# cherokee luv that jeep



## turnerdlt (Nov 30, 2010)

I am in illlinois near joliet needing some work check out the rig


----------



## JeepTJ (Nov 4, 2006)

It looks real nice and clean Thumbs Up I don't remember ever seeing a late model XJ without a roof rack. That windshield light makes me think it's an ex-police vehicle. Is it? Have you plowed with it yet? I can't tell for sure, but it looks like you need some snow tires and ballast in the rear. Add air bags/shocks up front to minimize the front end sag.

Fran


----------



## FBNemo (Mar 1, 2006)

Yep- nice clean set-up.
I added 1 3/4" coil spacers on the front of the MJ to over come the weight of the blade set-up. Already had a 4" lift installed on it.
If anyone is looking for coil spacers to help their front end sag, I have extras (new) for sale.


----------



## turnerdlt (Nov 30, 2010)

I have not plowed with this one yet ! yes it does need some air bags or air shocks or rustys 3 inch lift.but for now its going to have to tough it out.I am running a low dough show.I am still at odds with the running at 210 around town and 215 on the highway.Already did stant high perf 195 and fan clutch.I was hoping my radiator barn 2 core would handle the extra work.I may try adding a/c fan over ride switch and maybe extra fan first and keep a close eye on it before chocking a 3 core down.All the snow has missed me so far and I want to do driveways and very small lots I have a few but need more.Tires Firestone at with decent tread I think they will do it.We will see.It does have oil and trans cooler but I went cheap with the 2 core{didn't know I would put the plow on this truck 2 years ago} More airflow would help or colder temps


----------



## WhitePlowr (Jan 8, 2011)

I have the 3 core from rad barn . it doesnt make a difference. seperate transcooler and im going to make a custom air dam on the top center of the plow so it funnels the air towards the rad. its going to bolt it right on top of the two spring threads so it can be unbolted. doing an override for the electric fan would help too.


----------



## turnerdlt (Nov 30, 2010)

*air dam*

I would love to see that I was thinking of something similar maybe use oversize gutter pieces with some sort of quick release when I get where I am going stay in the 205 -210 around town but 60mph 215-220 it will be interesting to see if the two core will do it .There has been debate which one actually cools better.I am open to ideas how to get more air to the RAD. I guess spacers would allow more air flow being able to lower plow another inch or 2......


----------



## mwalsh9152 (Dec 30, 2008)

nice looking setup! My friends old Cherokee was hands down the best vehicle Ive ever plowed in, It was a dream in tight lots and drive through's or small driveways. 

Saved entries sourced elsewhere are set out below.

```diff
@@ -667,25 +663,29 @@
 __global__ void __launch_bounds__(256) pack_weights_kernel(const __grid_constant__ WeightSrc src, int num_types, int K, int nseg,
                                                            RowMap rows, uint4 *__restrict__ out, int32_t *__restrict__ status) {
     constexpr int NPART = NPROD == 3 ? 2 : 1;
-    const int per_mat = nseg * (K / 8) * 128;
-    const long long total = (long long)num_types * per_mat;
+    const int per_seg = (K / 16) * 256;
+    const long long total = (long long)num_types * nseg * per_seg;
     bool bad = false;
     for (long long i = (long long)blockIdx.x * blockDim.x + threadIdx.x; i < total; i += (long long)gridDim.x * blockDim.x) {
-        const int t = (int)(i / per_mat);
-        int r = (int)(i - (long long)t * per_mat);
-        const int seg = r / ((K / 8) * 128);
-        r -= seg * (K / 8) * 128;
-        const int c4 = r / 128, d = r % 128;
-        int srow = d;
-        if (rows.bases > 0) {
-            const int o = rows.col0 + d / rows.bases, b = d % rows.bases;
-            srow = ((o / rows.dh) * rows.bases + b) * rows.dh + o % rows.dh;
-        }
-        const float *row = src.w[t] + (size_t)srow * (nseg * K) + seg * K + c4 * 8;
+        const int ts = (int)(i / per_seg);
+        const int r = (int)(i - (long long)ts * per_seg);
+        const int t = ts / nseg, seg = ts - t * nseg;
+        const int ks = r / 256, c = r % 256;
+        const int f = 16 * (c >> 5) + ((c & 31) >> 2), tq = c & 3;
         float x[8];
 #pragma unroll
-        for (int j = 0; j < 8; ++j) x[j] = row[j];
-        const size_t base = ((size_t)(t * nseg + seg) * NPART) * (K / 8) * 128;
+        for (int j = 0; j < 4; ++j) {
+            const int d = f + 8 * (j & 1);
+            int srow = d;
+            if (rows.bases > 0) {
+                const int o = rows.col0 + d / rows.bases, b = d % rows.bases;
+                srow = ((o / rows.dh) * rows.bases + b) * rows.dh + o % rows.dh;
+            }
+            const float *row = src.w[t] + (size_t)srow * (nseg * K) + seg * K + 16 * ks + 8 * (j >> 1) + 2 * tq;
+            x[2 * j] = row[0];
+            x[2 * j + 1] = row[1];
+        }
+        const size_t base = (size_t)ts * NPART * per_seg + r;
         if (NPROD == 3) {
             __half hi[8], lo[8];
 #pragma unroll
@@ -693,15 +693,15 @@
             uint4 vh, vl;
             vh.x = pack_h2(hi[0], hi[1]); vh.y = pack_h2(hi[2], hi[3]); vh.z = pack_h2(hi[4], hi[5]); vh.w = pack_h2(hi[6], hi[7]);
             vl.x = pack_h2(lo[0], lo[1]); vl.y = pack_h2(lo[2], lo[3]); vl.z = pack_h2(lo[4], lo[5]); vl.w = pack_h2(lo[6], lo[7]);
-            out[base + (size_t)c4 * 128 + d] = vh;
-            out[base + (size_t)(K / 8 + c4) * 128 + d] = vl;
+            out[base] = vh;
+            out[base + per_seg] = vl;
         } else {
             uint4 v;
             __nv_bfloat162 p0 = __floats2bfloat162_rn(x[0], x[1]), p1 = __floats2bfloat162_rn(x[2], x[3]);
             __nv_bfloat162 p2 = __floats2bfloat162_rn(x[4], x[5]), p3 = __floats2bfloat162_rn(x[6], x[7]);
             v.x = *reinterpret_cast<uint32_t *>(&p0); v.y = *reinterpret_cast<uint32_t *>(&p1);
             v.z = *reinterpret_cast<uint32_t *>(&p2); v.w = *reinterpret_cast<uint32_t *>(&p3);
-            out[base + (size_t)c4 * 128 + d] = v;
+            out[base] = v;
         }
     }
     if (bad && status != nullptr) *reinterpret_cast<volatile int32_t *>(status + 1) = 1;
@@ -716,7 +716,7 @@
 }
 size_t packed_weight_bytes(int nprod, int num_types, int K, int use_target) {
     const int nseg = use_target ? 2 : 1, npart = nprod == 3 ? 2 : 1;
-    return ws_slice((size_t)num_types * nseg * npart * (K / 8) * 128, 16);
+    return ws_slice((size_t)num_types * nseg * npart * (K / 16) * 256, 16);
 }
 size_t packed_state_bytes(int nprod, int64_t rows, int K) {
     return nprod == 3 ? ws_slice((size_t)rows * K * 4 + 16, 1) : 0;
```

## Pack weights in wgmma fragment order and split weight prefetch across steps

Applied to the files above, without the earlier changes.

The weight packing kernel now writes weights directly in per-warp, per-lane register-fragment order, so each consumer thread loads a whole k-step fragment with one 16-byte load instead of four scattered 4-byte loads. The prefetch of the next step's weights is split: the first half of the k-steps is loaded right after the current MMA, and the remaining half just before the next MMA. The aim is fewer, better-coalesced global loads and less register pressure or latency exposure during weight switches. The cost is an extra flag and a more involved packing index computation.

Result: faster. 1.347 billion before, 1.380 billion after, median of 6 (+2.5%).

```diff
diff --git a/ptgnn_b200/csrc/fused_mp.cu b/ptgnn_b200/csrc/fused_mp.cu
--- a/ptgnn_b200/csrc/fused_mp.cu
+++ b/ptgnn_b200/csrc/fused_mp.cu
@@ -538,20 +538,26 @@
         int w_t = -1, w_seg = -1;
         uint32_t wf[NPART][K / 16][4];
         float acc_m[32], acc_c[32];
-        auto load_weights = [&](const Step &st) {
-            const uint32_t *wp = reinterpret_cast<const uint32_t *>(p.wpack + (size_t)(st.t * NSEG + st.seg) * NPART * (K / 8) * 128);
+        auto load_weights = [&](const Step &st, auto ks0_tag, auto ks1_tag) {
+            constexpr int KS0 = decltype(ks0_tag)::value, KS1 = decltype(ks1_tag)::value;
+            const uint4 *wp = p.wpack + (size_t)(st.t * NSEG + st.seg) * NPART * (K / 16) * 256 + 32 * warp + lane;
 #pragma unroll
             for (int part = 0; part < NPART; ++part)
 #pragma unroll
-                for (int ks = 0; ks < K / 16; ++ks)
-#pragma unroll
-                    for (int i = 0; i < 4; ++i) {
-                        const int c4 = (part * (K / 8) + 2 * ks + (i >> 1)), f = f0 + 8 * (i & 1);
-                        wf[part][ks][i] = __ldg(wp + ((size_t)c4 * 128 + f) * 4 + tq);
-                    }
-            w_t = st.t; w_seg = st.seg;
-            trace_mark(p, 11, xs);
+                for (int ks = KS0; ks < KS1; ++ks) {
+                    const uint4 v = __ldg(wp + (part * (K / 16) + ks) * 256);
+                    wf[part][ks][0] = v.x; wf[part][ks][1] = v.y; wf[part][ks][2] = v.z; wf[part][ks][3] = v.w;
+                }
+            if (KS0 == 0) {
+                w_t = st.t; w_seg = st.seg;
+                trace_mark(p, 11, xs);
+            }
         };
+        using std::integral_constant;
+        constexpr integral_constant<int, 0> KS_FIRST{};
+        constexpr integral_constant<int, K / 32> KS_SPLIT{};
+        constexpr integral_constant<int, K / 16> KS_END{};
+        bool w_tail = false;
         auto mma = [&](auto nb_tag, uint32_t slot_addr) {
             constexpr int NB = decltype(nb_tag)::value;
 #pragma unroll
@@ -577,7 +583,9 @@
         while (ev != 2) {
             if (ev == 0) {
                 trace_mark(p, 10, xs);
-                if (s.t != w_t || s.seg != w_seg) load_weights(s);
+                if (s.t != w_t || s.seg != w_seg) load_weights(s, KS_FIRST, KS_END);
+                else if (w_tail) load_weights(s, KS_SPLIT, KS_END);
+                w_tail = false;
                 const uint32_t slot = xs % NUM_SLOTS;
                 mbar_wait(&x_full[slot], (xs / NUM_SLOTS) & 1);
                 tc::fence_proxy_async_smem();
@@ -589,7 +597,6 @@
                 const uint32_t slot_addr = smem_u32(ring + slot * SLOT_BYTES);
                 const int nb = tc::warp_uniform((s.n + 15) >> 4);
                 tc::wgmma_fence();
-                using std::integral_constant;
                 if (nb == 1) mma(integral_constant<int, 1>{}, slot_addr);
                 else if (nb == 2) mma(integral_constant<int, 2>{}, slot_addr);
                 else if (nb == 3) mma(integral_constant<int, 3>{}, slot_addr);
@@ -604,7 +611,10 @@
                 trace_mark(p, 14, xs);
                 ++xs;
                 const int evn = gen.next(nx);
-                if (evn == 0 && (nx.t != w_t || nx.seg != w_seg)) load_weights(nx);
+                if (evn == 0 && (nx.t != w_t || nx.seg != w_seg)) {
+                    load_weights(nx, KS_FIRST, KS_SPLIT);
+                    w_tail = true;
+                }
                 if (s.seg == NSEG - 1) {
                     trace_mark(p, 20, sg);
                     mbar_wait(acc_empty, (sg & 1) ^ 1);
@@ -667,25 +677,33 @@
 __global__ void __launch_bounds__(256) pack_weights_kernel(const __grid_constant__ WeightSrc src, int num_types, int K, int nseg,
                                                            RowMap rows, uint4 *__restrict__ out, int32_t *__restrict__ status) {
     constexpr int NPART = NPROD == 3 ? 2 : 1;
-    const int per_mat = nseg * (K / 8) * 128;
+    const int per_mat = nseg * (K / 16) * 256;
     const long long total = (long long)num_types * per_mat;
     bool bad = false;
     for (long long i = (long long)blockIdx.x * blockDim.x + threadIdx.x; i < total; i += (long long)gridDim.x * blockDim.x) {
         const int t = (int)(i / per_mat);
         int r = (int)(i - (long long)t * per_mat);
-        const int seg = r / ((K / 8) * 128);
-        r -= seg * (K / 8) * 128;
-        const int c4 = r / 128, d = r % 128;
-        int srow = d;
-        if (rows.bases > 0) {
-            const int o = rows.col0 + d / rows.bases, b = d % rows.bases;
-            srow = ((o / rows.dh) * rows.bases + b) * rows.dh + o % rows.dh;
-        }
-        const float *row = src.w[t] + (size_t)srow * (nseg * K) + seg * K + c4 * 8;
+        const int seg = r / ((K / 16) * 256);
+        r -= seg * (K / 16) * 256;
+        const int ks = r / 256, u = r % 256;
+        const int f0 = 16 * (u >> 5) + ((u >> 2) & 7), c0 = 16 * ks + 2 * (u & 3);
         float x[8];
 #pragma unroll
-        for (int j = 0; j < 8; ++j) x[j] = row[j];
-        const size_t base = ((size_t)(t * nseg + seg) * NPART) * (K / 8) * 128;
+        for (int h = 0; h < 2; ++h) {
+            const int d = f0 + 8 * h;
+            int srow = d;
+            if (rows.bases > 0) {
+                const int o = rows.col0 + d / rows.bases, b = d % rows.bases;
+                srow = ((o / rows.dh) * rows.bases + b) * rows.dh + o % rows.dh;
+            }
+            const float *row = src.w[t] + (size_t)srow * (nseg * K) + seg * K + c0;
+#pragma unroll
+            for (int c8 = 0; c8 < 2; ++c8) {
+                x[2 * (2 * c8 + h)] = row[8 * c8];
+                x[2 * (2 * c8 + h) + 1] = row[8 * c8 + 1];
+            }
+        }
+        const size_t base = ((size_t)(t * nseg + seg) * NPART * (K / 16) + ks) * 256 + u;
         if (NPROD == 3) {
             __half hi[8], lo[8];
 #pragma unroll
@@ -693,15 +711,15 @@
             uint4 vh, vl;
             vh.x = pack_h2(hi[0], hi[1]); vh.y = pack_h2(hi[2], hi[3]); vh.z = pack_h2(hi[4], hi[5]); vh.w = pack_h2(hi[6], hi[7]);
             vl.x = pack_h2(lo[0], lo[1]); vl.y = pack_h2(lo[2], lo[3]); vl.z = pack_h2(lo[4], lo[5]); vl.w = pack_h2(lo[6], lo[7]);
-            out[base + (size_t)c4 * 128 + d] = vh;
-            out[base + (size_t)(K / 8 + c4) * 128 + d] = vl;
+            out[base] = vh;
+            out[base + (size_t)(K / 16) * 256] = vl;
         } else {
             uint4 v;
             __nv_bfloat162 p0 = __floats2bfloat162_rn(x[0], x[1]), p1 = __floats2bfloat162_rn(x[2], x[3]);
             __nv_bfloat162 p2 = __floats2bfloat162_rn(x[4], x[5]), p3 = __floats2bfloat162_rn(x[6], x[7]);
             v.x = *reinterpret_cast<uint32_t *>(&p0); v.y = *reinterpret_cast<uint32_t *>(&p1);
             v.z = *reinterpret_cast<uint32_t *>(&p2); v.w = *reinterpret_cast<uint32_t *>(&p3);
-            out[base + (size_t)c4 * 128 + d] = v;
+            out[base] = v;
         }
     }
     if (bad && status != nullptr) *reinterpret_cast<volatile int32_t *>(status + 1) = 1;
```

Id love to buy a setup like yours for a small driveway rig and delegate my current truck to backup when I have the space


----------



## mwalsh9152 (Dec 30, 2008)

also, I dont remember ours having cooling problems like youre experiencing. Maybe adding a push fan to the front of the radiator would help in conjunction with the factory fan?


----------



## turnerdlt (Nov 30, 2010)

its not OVERHEATING just running hotter than I think it should.new water pump


----------



## turnerdlt (Nov 30, 2010)

just trying to make it better and aa by the way HEY SNOW STORM :redbounce OVER HERE WE HAVE A FOOT TO THE NORTH A FOOT TO THE SOUTH AND NOTHING HERE IN THE WINDY CITY


----------



## mwalsh9152 (Dec 30, 2008)

210 isnt _too_ hot. Thats where my van runs all the time according to the factory gauge. However, if yours usually runs cooler than that, Id be concerned about the temp creeping up when youre pushing snow for a wihle.


----------



## turnerdlt (Nov 30, 2010)

well I popped the jeeps plow cherry spent the night doing driveways everything went fine not to much sod hehehe. jeep ran good but did get a check engine light come on .It does that from time to time tells me o2 sensor
then it usually goes out by itself. well if we get more snow I will buy some coils up front or air shocks or something although not bottoming out at all but is squatting a bit good night snowing now got to get ready for round 2


----------



## turnerdlt (Nov 30, 2010)

How much an hour are you guys getting for your jeeps?


----------



## Hubjeep (Jan 9, 2002)

Nice XJ.

I strongly suggest a transmission cooler and trans temp gauge. The trans cooler in the radiator is not enough, the trans temp will match the rad temp quickly, and trans temp should be below 180. I stuck a basic aluminum cooler in front of the A/C condenser and plumbed it into the lines, retaining the rad cooler. Winter highway is now 115* and sees a high of about 180* any other time.

Check out post number 8 to see trans temp gauge
http://www.plowsite.com/showthread.php?t=87357

The transmission in the XJ is a good one (Asian Warner), keep it cool and it will last! Also new Dextron ATF (regular preferred).

The normal operating engine temp of any 4.0L Jeep I have had (ZJ, YJ, XJ) has been smack in the middle of the temp gauge, and NO higher (about 195-210), this is plowing, highway, city, beach, towing, you name it!


----------



## turnerdlt (Nov 30, 2010)

it does have trans cooler and oil cooler extras in front of the ac condensor, probably part of the police package also has extended idle rocker switch.posi rear end and the select trac. Dont ya just love full time 4wd I only lock it in part time 4wd in extreme situations


----------



## Hubjeep (Jan 9, 2002)

Nice!

I actually bought an ext. idle switch for mine, to warm up faster in cold weather.


----------